Hot stars are able to heat nearby gas to temperatures close to 10,000 K. The ultraviolet radiation from the stars also ionizes the hydrogen (remember that during ionization, the electron is stripped completely away from the proton). Such a detached proton won’t remain alone forever when attractive electrons are around; it will capture a free electron, becoming a neutral hydrogen once more. However, such a neutral atom can then absorb ultraviolet radiation again and start the cycle over. At a typical moment, most of the atoms near a hot star are in the ionized state.

Since hydrogen is the main constituent of interstellar gas, we often characterize a region of space according to whether its hydrogen is neutral or ionized. A cloud of ionized hydrogen is called an H II region. (Scientists who work with spectra use the Roman numeral I to indicate that an atom is neutral; successively higher Roman numerals are used for each higher stage of ionization. H II thus refers to hydrogen that has lost its one electron; Fe III is iron with two electrons missing.)

The electrons that are captured by the hydrogen nuclei cascade down through the various energy levels of the hydrogen atoms on their way to the lowest level, or ground state. During each transition downward, they give up energy in the form of light. The process of converting ultraviolet radiation into visible light is called fluorescence. Interstellar gas contains other elements besides hydrogen. Many of them are also ionized in the vicinity of hot stars; they then capture electrons and emit light, just as hydrogen does, allowing them to be observed by astronomers. But generally, the red hydrogen line is the strongest, and that is why H II regions look red.

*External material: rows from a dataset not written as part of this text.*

__global__ __launch_bounds__(256) void bn_add_relu_fwd_flat_kernel(const EwFlatArgs a) {
    constexpr int OOB = 0x7ffffff0;
    const unsigned L = cfn_xcd_remap(blockIdx.x, gridDim.x);
    const long nc = cfn_uni((int)(L / a.nchunks));
    const unsigned chunk = cfn_uni(L - (unsigned)nc * a.nchunks);
    const float ca = a.A[nc], cb = a.B[nc] + (a.Br ? a.Br[nc] : 0.0f), car = a.Ar ? a.Ar[nc] : 1.0f;
    const unsigned bytes = (unsigned)(a.vol * 4);
    __amdgpu_buffer_rsrc_t ry = cfn_rsrc(a.y + nc * a.vol, bytes), rr = cfn_rsrc(a.res + nc * a.vol, bytes), ro = cfn_rsrc(a.out + nc * a.vol, bytes);
    const long i0 = ((long)chunk * 256 * EW_ITEMS + threadIdx.x) * 4;
    f4v yv[EW_ITEMS], rv[EW_ITEMS];
    int off[EW_ITEMS];
#pragma unroll
    for (int k = 0; k < EW_ITEMS; ++k) {
        const long i = i0 + (long)k * 1024;
        off[k] = i < a.vol ? (int)(i * 4) : OOB;
        yv[k] = __builtin_bit_cast(f4v, __builtin_amdgcn_raw_buffer_load_b128(ry, off[k], 0, 0));
        rv[k] = __builtin_bit_cast(f4v, __builtin_amdgcn_raw_buffer_load_b128(rr, off[k], 0, 0));
    }
    unsigned mw = 0;
#pragma unroll
    for (int k = 0; k < EW_ITEMS; ++k) {
        f4v o;
        o.x = fmaxf(fmaf(yv[k].x, ca, fmaf(rv[k].x, car, cb)), 0.f); o.y = fmaxf(fmaf(yv[k].y, ca, fmaf(rv[k].y, car, cb)), 0.f);
        o.z = fmaxf(fmaf(yv[k].z, ca, fmaf(rv[k].z, car, cb)), 0.f); o.w = fmaxf(fmaf(yv[k].w, ca, fmaf(rv[k].w, car, cb)), 0.f);
        cfn_bst128(__builtin_bit_cast(unsigned __attribute__((ext_vector_type(4))), o), ro, off[k], 0);
        if (off[k] != OOB) mw |= ((o.x > 0.f ? 1u : 0u) | (o.y > 0.f ? 2u : 0u) | (o.z > 0.f ? 4u : 0u) | (o.w > 0.f ? 8u : 0u)) << (4 * k);
    }
    if (a.mask) a.mask[((unsigned long)nc * a.nchunks + chunk) * 256 + threadIdx.x] = mw;
}

__global__ __launch_bounds__(256) void bn_add_relu_bwd_g_flat_kernel(const EwFlatArgs a) {
    constexpr int OOB = 0x7ffffff0;
    __shared__ float sh[12];
    const unsigned L = cfn_xcd_remap(blockIdx.x, gridDim.x);
    const long nc = cfn_uni((int)(L / a.nchunks));
    const unsigned chunk = cfn_uni(L - (unsigned)nc * a.nchunks);
    const unsigned bytes = (unsigned)(a.vol * 4);
    const bool has2 = a.gout2 != nullptr, hasm = a.maskr != nullptr, hasr = a.gAr != nullptr;
    __amdgpu_buffer_rsrc_t rg = cfn_rsrc(a.gout + nc * a.vol, bytes), rg2 = cfn_rsrc((has2 ? a.gout2 : a.gout) + nc * a.vol, has2 ? bytes : 0u);
    __amdgpu_buffer_rsrc_t ry = cfn_rsrc(a.y + nc * a.vol, bytes), ro = cfn_rsrc((hasm ? a.gout : a.outr) + nc * a.vol, bytes);
    __amdgpu_buffer_rsrc_t rr = cfn_rsrc((hasr ? a.res : a.gout) + nc * a.vol, bytes), rd = cfn_rsrc(a.g + nc * a.vol, bytes);
    const long i0 = ((long)chunk * 256 * EW_ITEMS + threadIdx.x) * 4;
    const unsigned mw = hasm ? a.maskr[((unsigned long)nc * a.nchunks + chunk) * 256 + threadIdx.x] : 0u;
    f4v go[EW_ITEMS], g2v[EW_ITEMS], yv[EW_ITEMS];
    int off[EW_ITEMS];
#pragma unroll
    for (int k = 0; k < EW_ITEMS; ++k) {
        const long i = i0 + (long)k * 1024;
        off[k] = i < a.vol ? (int)(i * 4) : OOB;
        go[k] = __builtin_bit_cast(f4v, __builtin_amdgcn_raw_buffer_load_b128(rg, off[k], 0, 0));
        g2v[k] = __builtin_bit_cast(f4v, __builtin_amdgcn_raw_buffer_load_b128(rg2, off[k], 0, 0));
        yv[k] = __builtin_bit_cast(f4v, __builtin_amdgcn_raw_buffer_load_b128(ry, off[k], 0, 0));
    }
    float acc[3] = {0.f, 0.f, 0.f};
#pragma unroll
    for (int k = 0; k < EW_ITEMS; ++k) {
        f4v ov, rv;
        const f4v g2 = g2v[k];
        if (!hasm) ov = __builtin_bit_cast(f4v, __builtin_amdgcn_raw_buffer_load_b128(ro, off[k], 0, 0));
        if (hasr) rv = __builtin_bit_cast(f4v, __builtin_amdgcn_raw_buffer_load_b128(rr, off[k], 0, 0));
        const f4v gs = go[k] + g2;
        unsigned m4;
        if (hasm) m4 = (mw >> (4 * k)) & 15u;
        else m4 = (ov.x > 0.f ? 1u : 0u) | (ov.y > 0.f ? 2u : 0u) | (ov.z > 0.f ? 4u : 0u) | (ov.w > 0.f ? 8u : 0u);
        f4v g;
        g.x = (m4 & 1u) ? gs.x : 0.f; g.y = (m4 & 2u) ? gs.y : 0.f;
        g.z = (m4 & 4u) ? gs.z : 0.f; g.w = (m4 & 8u) ? gs.w : 0.f;
        acc[0] += g.x * yv[k].x + g.y * yv[k].y + g.z * yv[k].z + g.w * yv[k].w;
        acc[1] += g.x + g.y + g.z + g.w;
        if (hasr) acc[2] += g.x * rv.x + g.y * rv.y + g.z * rv.z + g.w * rv.w;
        cfn_bst128(__builtin_bit_cast(unsigned __attribute__((ext_vector_type(4))), g), rd, off[k], 0);
    }
    block_sum<3>(acc, sh);
    if (threadIdx.x == 0) {
        cfn_add64(&a.gA[nc], (double)acc[0]);
        cfn_add64(&a.gB[nc], (double)acc[1]);
        if (hasr) cfn_add64(&a.gAr[nc], (double)acc[2]);
    }
}

template <int VEC>
__global__ __launch_bounds__(256) void bn_add_relu_bwd_kernel(const float* __restrict__ gout, const float* __restrict__ gout2,
                                                              const float* __restrict__ out,
                                                              const float* __restrict__ y, const double* __restrict__ A,
                                                              const float* __restrict__ res, const double* __restrict__ Ar,
                                                              float* __restrict__ gy, float* __restrict__ gres,
                                                              double* __restrict__ gA, double* __restrict__ gB,
                                                              double* __restrict__ gAr, long vol) {
    __shared__ float sh[12];
    const long nc = blockIdx.y + (long)blockIdx.z * gridDim.y;
    const float a = A[nc], ar = Ar ? Ar[nc] : 1.0f;
    const long base = nc * vol;
    float acc[3] = {0.f, 0.f, 0.f};
    long i = ((long)blockIdx.x * 256 * EW_ITEMS + threadIdx.x) * VEC;
#pragma unroll
    for (int k = 0; k < EW_ITEMS; ++k, i += 256 * VEC) {
        if (i >= vol) break;
        if (VEC == 4) {
            f4v go = *reinterpret_cast<const f4v*>(gout + base + i);
            if (gout2) go += *reinterpret_cast<const f4v*>(gout2 + base + i);
            const f4v ov = *reinterpret_cast<const f4v*>(out + base + i);
            const f4v yv = *reinterpret_cast<const f4v*>(y + base + i);
            f4v g;
            g.x = ov.x > 0.f ? go.x : 0.f; g.y = ov.y > 0.f ? go.y : 0.f;
            g.z = ov.z > 0.f ? go.z : 0.f; g.w = ov.w > 0.f ? go.w : 0.f;
            acc[0] += g.x * yv.x + g.y * yv.y + g.z * yv.z + g.w * yv.w;
            acc[1] += g.x + g.y + g.z + g.w;
            if (Ar) {
                const f4v rv = *reinterpret_cast<const f4v*>(res + base + i);
                acc[2] += g.x * rv.x + g.y * rv.y + g.z * rv.z + g.w * rv.w;
            }
            *reinterpret_cast<f4v*>(gy + base + i) = g * a;
            *reinterpret_cast<f4v*>(gres + base + i) = g * ar;
        } else {
            const float g = out[base + i] > 0.f ? gout[base + i] + (gout2 ? gout2[base + i] : 0.f) : 0.f;
            acc[0] = fmaf(g, y[base + i], acc[0]);
            acc[1] += g;
            if (Ar) acc[2] = fmaf(g, res[base + i], acc[2]);
            gy[base + i] = g * a;
            gres[base + i] = g * ar;
        }
    }
    block_sum<3>(acc, sh);
    if (threadIdx.x == 0) {
        cfn_add64(&gA[nc], (double)acc[0]);
        cfn_add64(&gB[nc], (double)acc[1]);
        if (gAr) cfn_add64(&gAr[nc], (double)acc[2]);
    }
}

template <int VEC>
__global__ __launch_bounds__(256) void affine_act_fwd_kernel(const float* __restrict__ x, const double* __restrict__ A,
                                                             const double* __restrict__ B, int act, float* __restrict__ out,
                                                             long vol) {
    const long nc = blockIdx.y + (long)blockIdx.z * gridDim.y;
    const float a = A[nc], b = B[nc];
    const long base = nc * vol;
    long i = ((long)blockIdx.x * 256 * EW_ITEMS + threadIdx.x) * VEC;
#pragma unroll
    for (int k = 0; k < EW_ITEMS; ++k, i += 256 * VEC) {
        if (i >= vol) break;
        if (VEC == 4) {
            const f4v v = *reinterpret_cast<const f4v*>(x + base + i);
            f4v o;
            o.x = cfn_act_rt(fmaf(v.x, a, b), act); o.y = cfn_act_rt(fmaf(v.y, a, b), act);
            o.z = cfn_act_rt(fmaf(v.z, a, b), act); o.w = cfn_act_rt(fmaf(v.w, a, b), act);
            *reinterpret_cast<f4v*>(out + base + i) = o;
        } else {
            out[base + i] = cfn_act_rt(fmaf(x[base + i], a, b), act);
        }
    }
}

template <int VEC>
__global__ __launch_bounds__(256) void affine_act_bwd_kernel(const float* __restrict__ gout, const float* __restrict__ x,
                                                             const double* __restrict__ A, const double* __restrict__ B, int act,
                                                             float* __restrict__ gx, double* __restrict__ gA,
                                                             double* __restrict__ gB, long vol) {
    __shared__ float sh[8];
    const long nc = blockIdx.y + (long)blockIdx.z * gridDim.y;
    const float a = A[nc], b = B[nc];
    const long base = nc * vol;
    float acc[2] = {0.f, 0.f};
    long i = ((long)blockIdx.x * 256 * EW_ITEMS + threadIdx.x) * VEC;
#pragma unroll
    for (int k = 0; k < EW_ITEMS; ++k, i += 256 * VEC) {
        if (i >= vol) break;
#pragma unroll
        for (int u = 0; u < VEC; ++u) {
            const float xv = x[base + i + u];
            const float dz = gout[base + i + u] * cfn_act_grad_rt(fmaf(xv, a, b), act);
            acc[0] = fmaf(dz, xv, acc[0]);
            acc[1] += dz;
            gx[base + i + u] = dz * a;
        }
    }
    block_sum<2>(acc, sh);
    if (threadIdx.x == 0) { cfn_add64(&gA[nc], (double)acc[0]); cfn_add64(&gB[nc], (double)acc[1]); }
}

template <int VEC>
__global__ __launch_bounds__(256) void channel_stats_kernel(const float* __restrict__ x, double* __restrict__ sum,
                                                            double* __restrict__ sumsq, long vol) {
    __shared__ float sh[8];
    const long nc = blockIdx.y + (long)blockIdx.z * gridDim.y;
    const long base = nc * vol;
    float acc[2] = {0.f, 0.f};
    long i = ((long)blockIdx.x * 256 * EW_ITEMS + threadIdx.x) * VEC;
#pragma unroll
    for (int k = 0; k < EW_ITEMS; ++k, i += 256 * VEC) {
        if (i >= vol) break;
        if (VEC == 4) {
            const f4v v = *reinterpret_cast<const f4v*>(x + base + i);
            acc[0] += v.x + v.y + v.z + v.w;
            acc[1] += v.x * v.x + v.y * v.y + v.z * v.z + v.w * v.w;
        } else {
            const float v = x[base + i];
            acc[0] += v;
            acc[1] = fmaf(v, v, acc[1]);
        }
    }
    block_sum<2>(acc, sh);
    if (threadIdx.x == 0) { cfn_add64(&sum[nc], (double)acc[0]); cfn_add64(&sumsq[nc], (double)acc[1]); }
}

__device__ __forceinline__ int ap_start(int o, int O, int S) { return (o * S) / O; }
__device__ __forceinline__ int ap_end(int o, int O, int S) { return ((o + 1) * S + O - 1) / O; }

__global__ __launch_bounds__(256) void pool_hw_fwd_kernel(const float* __restrict__ x, const double* __restrict__ A,
                                                          const double* __restrict__ B, int act, float* __restrict__ out,
                                                          int T, int H, int W, int OH, int OW) {
    const long nc = blockIdx.y + (long)blockIdx.z * gridDim.y;
    const long ovol = (long)T * OH * OW;
    const long o = (long)blockIdx.x * 256 + threadIdx.x;
    if (o >= ovol) return;
    const float a = A ? A[nc] : 1.0f, b = A ? B[nc] : 0.0f;
    const int ow = (int)(o % OW), oh = (int)((o / OW) % OH), t = (int)(o / ((long)OW * OH));
    const int h0 = ap_start(oh, OH, H), h1 = ap_end(oh, OH, H), w0 = ap_start(ow, OW, W), w1 = ap_end(ow, OW, W);
    const float* p = x + (nc * T + t) * (long)H * W;
    float s = 0.f;
    for (int i = h0; i < h1; ++i)
        for (int j = w0; j < w1; ++j) s += cfn_act_rt(fmaf(p[i * W + j], a, b), act);
    out[nc * ovol + o] = s / (float)((h1 - h0) * (w1 - w0));
}

__global__ __launch_bounds__(256) void pool_hw_bwd_kernel(const float* __restrict__ gout, const float* __restrict__ x,
                                                          const double* __restrict__ A, const double* __restrict__ B, int act,
                                                          float* __restrict__ gx, double* __restrict__ gA,
                                                          double* __restrict__ gB, int T, int H, int W, int OH, int OW) {
    __shared__ float sh[8];
    const long nc = blockIdx.y + (long)blockIdx.z * gridDim.y;
    const long vol = (long)T * H * W;
    const long i = (long)blockIdx.x * 256 + threadIdx.x;
    float acc[2] = {0.f, 0.f};
    if (i < vol) {
        const float a = A ? A[nc] : 1.0f, b = A ? B[nc] : 0.0f;
        const int w = (int)(i % W), h = (int)((i / W) % H), t = (int)(i / ((long)W * H));
        const float* gp = gout + (nc * T + t) * (long)OH * OW;
        float g = 0.f;
        for (int oh = 0; oh < OH; ++oh) {
            const int hs = ap_start(oh, OH, H), he = ap_end(oh, OH, H);
            if (h < hs || h >= he) continue;
            for (int ow = 0; ow < OW; ++ow) {
                const int ws = ap_start(ow, OW, W), we = ap_end(ow, OW, W);
                if (w >= ws && w < we) g += gp[oh * OW + ow] / (float)((he - hs) * (we - ws));
            }
        }
        const float xv = x[nc * vol + i];
        const float dz = g * cfn_act_grad_rt(fmaf(xv, a, b), act);
        acc[0] = dz * xv;
        acc[1] = dz;
        gx[nc * vol + i] = dz * a;
    }
    if (gA) {
        block_sum<2>(acc, sh);
        if (threadIdx.x == 0) { cfn_add64(&gA[nc], (double)acc[0]); cfn_add64(&gB[nc], (double)acc[1]); }
    }
}

__global__ __launch_bounds__(256) void pool_hw1_fwd_kernel(const float* __restrict__ x, const double* __restrict__ A,
                                                           const double* __restrict__ B, int act, float* __restrict__ out,
                                                           int T, int HW) {
    const long nc = blockIdx.y + (long)blockIdx.z * gridDim.y;
    const int lane = threadIdx.x & 63, wv = threadIdx.x >> 6;
    const float a = A ? (float)A[nc] : 1.0f, b = A ? (float)B[nc] : 0.0f;
    const float inv = 1.0f / (float)HW;
    const float* p = x + nc * (long)T * HW;
    for (int t0 = (blockIdx.x * 4 + wv) * 8; t0 < T; t0 += gridDim.x * 32) {
        float v[8];
#pragma unroll
        for (int u = 0; u < 8; ++u) v[u] = (lane < HW && t0 + u < T) ? p[(long)(t0 + u) * HW + lane] : 0.0f;
#pragma unroll
        for (int u = 0; u < 8; ++u) {
            float s = (lane < HW && t0 + u < T) ? cfn_act_rt(fmaf(v[u], a, b), act) : 0.0f;
            s = cfn_wave_sum(s);
            if (lane == 0 && t0 + u < T) out[nc * T + t0 + u] = s * inv;
        }
    }
}

__global__ __launch_bounds__(256) void pool_hw1_bwd_kernel(const float* __restrict__ gout, const float* __restrict__ x,
                                                           const double* __restrict__ A, const double* __restrict__ B, int act,
                                                           float* __restrict__ gx, double* __restrict__ gA,
                                                           double* __restrict__ gB, int T, int HW) {
    __shared__ float sh[8];
    const long nc = blockIdx.y + (long)blockIdx.z * gridDim.y;
    const float a = A ? (float)A[nc] : 1.0f, b = A ? (float)B[nc] : 0.0f;
    const float inv = 1.0f / (float)HW;
    const long vol = (long)T * HW;
    const float* xp = x + nc * vol;
    const float* gp = gout + nc * T;
    float* op = gx + nc * vol;
    float acc[2] = {0.f, 0.f};
    for (long i = threadIdx.x; i < vol; i += 256) {
        const int t = (int)(i / HW);
        const float xv = xp[i];
        const float dz = gp[t] * inv * cfn_act_grad_rt(fmaf(xv, a, b), act);
        acc[0] = fmaf(dz, xv, acc[0]);
        acc[1] += dz;
        op[i] = dz * a;
    }
    if (gA) {
        block_sum<2>(acc, sh);
        if (threadIdx.x == 0) { cfn_add64(&gA[nc], (double)acc[0]); cfn_add64(&gB[nc], (double)acc[1]); }
    }
}

__global__ __launch_bounds__(256) void film_fwd_kernel(const float* __restrict__ x, const float* __restrict__ m,
                                                       const float* __restrict__ c, float* __restrict__ out, int T, int H,
                                                       int W, int f) {
    const long nc = blockIdx.y + (long)blockIdx.z * gridDim.y;
    const long vol = (long)T * H * W;
    const long i = (long)blockIdx.x * 256 + threadIdx.x;
    if (i >= vol) return;
    const int Hs = H / f, Ws = W / f;
    const int w = (int)(i % W), h = (int)((i / W) % H), t = (int)(i / ((long)W * H));
    const long s = (nc * T + t) * (long)Hs * Ws + (long)(h / f) * Ws + w / f;
    out[nc * vol + i] = fmaf(x[nc * vol + i], m[s], c[s]);
}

A fluorescent light on Earth works using the same principles as a fluorescent H II region. When you turn on the current, electrons collide with atoms of mercury vapor in the tube. The mercury is excited to a high-energy state because of these collisions. When the electrons in the mercury atoms return to lower-energy levels, some of the energy they emit is in the form of ultraviolet photons. These, in turn, strike a phosphor-coated screen on the inner wall of the light tube. The atoms in the screen absorb the ultraviolet photons and emit visible light as they cascade downward among the energy levels. (The difference is that these atoms give off a wider range of light colors, which mix to give the characteristic white glow of fluorescent lights, whereas the hydrogen atoms in an H II region give off a more limited set of colors.)

Neutral Hydrogen Clouds

The very hot stars required to produce H II regions are rare, and only a small fraction of interstellar matter is close enough to such hot stars to be ionized by them. Most of the volume of the interstellar medium is filled with neutral (nonionized) hydrogen. How do we go about looking for it?

Unfortunately, neutral hydrogen atoms at temperatures typical of the gas in interstellar space neither emit nor absorb light in the visible part of the spectrum. Nor, for the most part, do the other trace elements that are mixed with the interstellar hydrogen. However, some of these other elements can absorb visible light even at typical interstellar temperatures. This means that when we observe a bright source such as a hot star or a galaxy, we can sometimes see additional lines in its spectrum produced when interstellar gas absorbs light at particular frequencies (see [link]). Some of the strongest interstellar absorption lines are produced by calcium and sodium, but many other elements can be detected as well in sufficiently sensitive observations (as discussed in Radiation and Spectra).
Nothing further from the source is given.